全身を凍りつかせるような寒さは、ベガルタ仙台のアドバンテージとはならなかった。
2月26日のACL初戦でブリーラム・ユナイテッド(タイ)を迎えたホームゲームは、1対1の引き分けに終わった。
悪いゲームでは、ない。
この試合では前半に4-3-3、後半に4-4-2と、2つのシステムを使い分けている。試合中のシステム変更は昨シーズンも見られたが、攻撃を強く意識した4-3-3は今季から導入した新たなオプションだ。
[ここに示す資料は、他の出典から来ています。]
__global__ void __launch_bounds__(S_THREADS, 1) k_stem_tc(BatchView b, StemArgs g, const __grid_constant__ CUtensorMap tmWhi,
                                                         const __grid_constant__ CUtensorMap tmWlo) {
    extern __shared__ uint8_t smem_dyn[];
    uint8_t* smem = smem_dyn + ((1024u - (smem_u32(smem_dyn) & 1023u)) & 1023u);
    uint8_t* tokbuf = smem + STAGES * STEM_STAGE_BYTES;
    uint8_t* qbuf = tokbuf + 2 * 4 * STEM_MAXK * 32;
    float* s_rp = (float*)(qbuf + 2 * 4 * STEM_MAXK * 32);
    __shared__ uint64_t full_bar[STAGES], empty_bar[STAGES], buf_full[2], buf_empty[2];
    __shared__ __align__(16) float s_bias[BN], s_lng[BN], s_lnb[BN];

    const int tid = threadIdx.x, warp = tid >> 5, lane = tid & 31;
    if (tid < BN) {
        s_bias[tid] = g.bias[tid];
        s_lng[tid] = g.out_hi ? g.ln_g[tid] : 1.f;
        s_lnb[tid] = g.out_hi ? g.ln_b[tid] : 0.f;
    }
    for (int i = tid; i < 32 * BN; i += S_THREADS) {
        const int r = i >> 7, c = i & 127;
        s_rp[r * STEM_RP_LD + c] = r < R_COLS ? g.read_pos[i] : 0.f;
    }
    if (tid == 0) {
        for (int s = 0; s < STAGES; s++) { mbar_init(&full_bar[s], S_PROD + 1); mbar_init(&empty_bar[s], C_THREADS); }
        for (int a = 0; a < 2; a++) { mbar_init(&buf_full[a], S_GATHER); mbar_init(&buf_empty[a], S_PROD); }
        asm volatile("fence.mbarrier_init.release.cluster;" ::: "memory");
    }
    __syncthreads();
    const uint32_t n_items = (g.npos + 3) / 4;
    const uint32_t kbs = g.k_blocks;
    const int K = g.taps;

    if (warp >= 8 && warp < S_GATHER_WARP) {
        const int p = tid - C_THREADS;
        const int pos = p >> 5, rd = p & 31;
        uint32_t it_stage = 0, n_done = 0;
        for (uint32_t item = blockIdx.x; item < n_items; item += gridDim.x, n_done++) {
            const uint8_t* tb = tokbuf + (n_done & 1) * 4 * STEM_MAXK * 32;
            const uint8_t* qb = qbuf + (n_done & 1) * 4 * STEM_MAXK * 32;
            mbar_wait(&buf_full[n_done & 1], (n_done >> 1) & 1);
            const uint8_t* trow = tb + pos * STEM_MAXK * 32 + rd;
            const uint8_t* qrow = qb + pos * STEM_MAXK * 32 + rd;
            for (uint32_t kb = 0; kb < kbs; kb++, it_stage++) {
                const uint32_t s = it_stage % STAGES, ph = (it_stage / STAGES) & 1;
                mbar_wait(&empty_bar[s], ph ^ 1);
                uint8_t* sA = smem + (size_t)s * STEM_STAGE_BYTES;
                if (p == 0) {
                    mbar_arrive_expect_tx(&full_bar[s], 2 * BN * 128);
                    tma_load_2d(smem_u32(sA) + BM * 128, &tmWhi, &full_bar[s], (int)(kb * BK), 0);
                    tma_load_2d(smem_u32(sA) + BM * 128 + BN * 128, &tmWlo, &full_bar[s], (int)(kb * BK), 0);
                }
                uint32_t tk[4], qq[4];
#pragma unroll
                for (int tl = 0; tl < 4; tl++) {
                    const int j = (int)kb * 4 + tl;
                    const bool in = (j < K) && (rd < R_COLS);
                    tk[tl] = in ? (uint32_t)trow[j * 32] : 0xffu;
                    qq[tl] = in ? (uint32_t)qrow[j * 32] : 0u;
                }
#pragma unroll
                for (int tl = 0; tl < 4; tl++) {
                    const uint32_t tok = tk[tl];
                    const bool live = tok < 12u;
                    const uint32_t one = (tok & 1u) ? 0x3f800000u : 0x00003f80u;
                    const uint32_t slot = tok < 11u ? (tok >> 1) : 8u;
                    uint32_t w[8];
#pragma unroll
                    for (int k = 0; k < 8; k++) w[k] = (slot == (uint32_t)k) ? one : 0u;
                    if (live) {
                        const float QS = (float)(2.0 / 93.0), QO = (float)(2.0 * 33.0 / 93.0 + 1.0);
                        const float q = __fsub_rn(__fmul_rn((float)qq[tl], QS), QO);
                        const __nv_bfloat16 qh = __float2bfloat16_rn(q);
                        const __nv_bfloat16 ql = __float2bfloat16_rn(q - __bfloat162float(qh));
                        w[5] |= (uint32_t)__bfloat16_as_ushort(qh) << 16;
                        w[6] |= (uint32_t)__bfloat16_as_ushort(ql);
                        if (tok == 11u) w[6] |= 0x3f800000u;
                    }
                    *(uint4*)(sA + (uint32_t)p * 128u + (uint32_t)(((2 * tl) ^ (p & 7)) << 4)) = make_uint4(w[0], w[1], w[2], w[3]);
                    *(uint4*)(sA + (uint32_t)p * 128u + (uint32_t)(((2 * tl + 1) ^ (p & 7)) << 4)) = make_uint4(w[4], w[5], w[6], w[7]);
                }
                fence_async_smem();
                mbar_arrive(&full_bar[s]);
            }
            mbar_arrive(&buf_empty[n_done & 1]);
        }
        return;
    }
    if (warp >= S_GATHER_WARP) {
        const int gt = tid - S_GATHER_WARP * 32;
        uint32_t n_done = 0;
        for (uint32_t item = blockIdx.x; item < n_items; item += gridDim.x, n_done++) {
            uint8_t* tb = tokbuf + (n_done & 1) * 4 * STEM_MAXK * 32;
            uint8_t* qb = qbuf + (n_done & 1) * 4 * STEM_MAXK * 32;
            uint32_t m_row = 0, m_L = 0, m_Lref = 0;
            uint64_t m_base = 0;
            if (lane < 4 && item * 4 + lane < g.npos) {
                const uint32_t w = b.fwd_win[g.n0 + item * 4 + lane];
                m_row = b.fwd_row[g.n0 + item * 4 + lane];
                m_L = b.w_L[w]; m_Lref = b.w_reflmax[w]; m_base = b.w_rowbase[w];
            }
            mbar_wait(&buf_empty[n_done & 1], ((n_done >> 1) & 1) ^ 1);
            for (int i0 = 0; i0 < 4 * K * 2; i0 += S_GATHER) {
                const int i = i0 + gt;
                const int ps = min(i / (K * 2), 3), rem = i % (K * 2), j = rem >> 1, half = rem & 1;
                const uint32_t r = __shfl_sync(HB_FULL, m_row, ps), L = __shfl_sync(HB_FULL, m_L, ps), Lref = __shfl_sync(HB_FULL, m_Lref, ps);
                const uint64_t rbase = __shfl_sync(HB_FULL, m_base, ps);
                uint4 tv = make_uint4(0xffffffffu, 0xffffffffu, 0xffffffffu, 0xffffffffu), qv = make_uint4(0, 0, 0, 0);
                const int64_t row = (int64_t)r + j - K / 2;
                if (row >= 0 && row < (int64_t)Lref) {
                    if (row < (int64_t)L) {
                        const uint64_t off = (rbase + row) * ROW_BYTES + half * 16;
                        tv = *(const uint4*)(b.mat_bases + off);
                        qv = *(const uint4*)(b.mat_quals + off);
                    } else {
                        tv = make_uint4(0x0b0b0b0bu, 0x0b0b0b0bu, 0x0b0b0b0bu, 0x0b0b0b0bu);
                        qv = make_uint4(0x7e7e7e7eu, 0x7e7e7e7eu, 0x7e7e7e7eu, 0x7e7e7e7eu);
                    }
                }
                if (i < 4 * K * 2) {
                    *(uint4*)(tb + (ps * STEM_MAXK + j) * 32 + half * 16) = tv;
                    *(uint4*)(qb + (ps * STEM_MAXK + j) * 32 + half * 16) = qv;
                }
            }
            mbar_arrive(&buf_full[n_done & 1]);
        }
        return;
    }
    const int wg = warp >> 2;
    const int fr = wg * 64 + (warp & 3) * 16 + (lane >> 2), fc = (lane & 3) * 2;
    const int rd0 = fr & 31, rd1 = (fr + 8) & 31;
    uint32_t it_stage = 0;
    float acc[64];
    for (uint32_t item = blockIdx.x; item < n_items; item += gridDim.x) {
        uint32_t prev = 0;
        for (uint32_t kb = 0; kb < kbs; kb++, it_stage++) {
            const uint32_t s = it_stage % STAGES, ph = (it_stage / STAGES) & 1;
            mbar_wait(&full_bar[s], ph);
            const uint32_t sb = smem_u32(smem + (size_t)s * STEM_STAGE_BYTES);
            const uint64_t dA = make_desc(sb + wg * 64 * 128), dBh = make_desc(sb + BM * 128), dBl = make_desc(sb + BM * 128 + BN * 128);
            wg_fence();
#pragma unroll
            for (int k = 0; k < BK / 16; k++) {
                const uint64_t adv = (uint64_t)(k * 2);
                wgmma_n128(acc, dA + adv, dBh + adv, (kb | (uint32_t)k) ? 1u : 0u);
                wgmma_n128(acc, dA + adv, dBl + adv, 1u);
            }
            wg_commit();
            if (kb > 0) {
                wg_wait<1>();
                mbar_arrive(&empty_bar[prev]);
            }
            prev = s;
        }
        wg_wait<0>();
        acc_fence(acc);
        mbar_arrive(&empty_bar[prev]);
        const size_t row0 = (size_t)item * BM + fr;
#pragma unroll
        for (int j = 0; j < 16; j++) {
            const int c = 8 * j + fc;
            const float* rp0 = s_rp + rd0 * STEM_RP_LD + c;
            const float* rp1 = s_rp + rd1 * STEM_RP_LD + c;
            acc[4 * j] = fmaxf(acc[4 * j] + s_bias[c], 0.f) + rp0[0];
            acc[4 * j + 1] = fmaxf(acc[4 * j + 1] + s_bias[c + 1], 0.f) + rp0[1];
            acc[4 * j + 2] = fmaxf(acc[4 * j + 2] + s_bias[c], 0.f) + rp1[0];
            acc[4 * j + 3] = fmaxf(acc[4 * j + 3] + s_bias[c + 1], 0.f) + rp1[1];
            if (rd0 >= R_COLS) { acc[4 * j] = 0.f; acc[4 * j + 1] = 0.f; }
            if (rd1 >= R_COLS) { acc[4 * j + 2] = 0.f; acc[4 * j + 3] = 0.f; }
        }
        frag_store_f32(acc, g.X, BN, row0, 0, fc);
        if (g.out_hi) {
            frag_layernorm(acc, s_lng, s_lnb, fc);
            frag_store_split(acc, g.out_hi, g.out_lo, BN, row0, 0, fc);
        }
    }
}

ともにスピード豊かな太田吉彰と武藤雄樹を両翼に置いた3トップは、「サイドの速い選手にアジアのチームは弱いとの情報もある」(手倉森誠監督)というスカウティングにも基づいていた。
中盤のアンカー役を担った角田誠は、「4-3-3は選手同士の距離が遠かった」と語り、「もうちょっと練習したい」と付け加えた。「自分たちがサイドに張って相手を下げようとしたんですけど、前半はあまり有効に機能しなかったですね」と武藤も話す。
とはいえ、4-3-3は最初の一歩を踏み出したばかりである。得点は53分、相手のハンドによって得たPKの1点のみに終わったが、課題が先行するのは当然と言っていい。
新布陣は機能したが、ブリーラムは予想以上に洗練されていた!?
ブリーラム戦はセンターバックの鎌田次郎と上本大海、右サイドバックの菅井直樹らの主力を欠き、昨季ベストイレブンのウイルソンもベンチスタートだった。そのなかでも、4-4-2はこれまで同様の機能性を発揮している。「取れるチャンスで取りきらないと痛い目に遭う」とブリーラム戦をまとめた手倉森監督も、「チャンスを作れたのは前向きに評価したい」と続けた。
76分に喫した失点はCKからで、「流れのなかで簡単に崩された場面はなかった」と、新加入のセンターバック石川直樹は振り返っている。「守備の連携はある程度できた。お互いのカバーリングもできつつある」と、今後へつながる手ごたえもつかんだ。
対戦相手のブリーラムにも触れるべきだろう。
ベガルタが属するグループEではもっとも力が落ちると見られているが、ショートパス主体の洗練されたサッカーは格下の認識を覆すものだった。時間帯に応じたゲーム運びも巧みで、局面での激しさにも秀でる。ACL初参戦のベガルタには、価値あるレッスンになっただろう。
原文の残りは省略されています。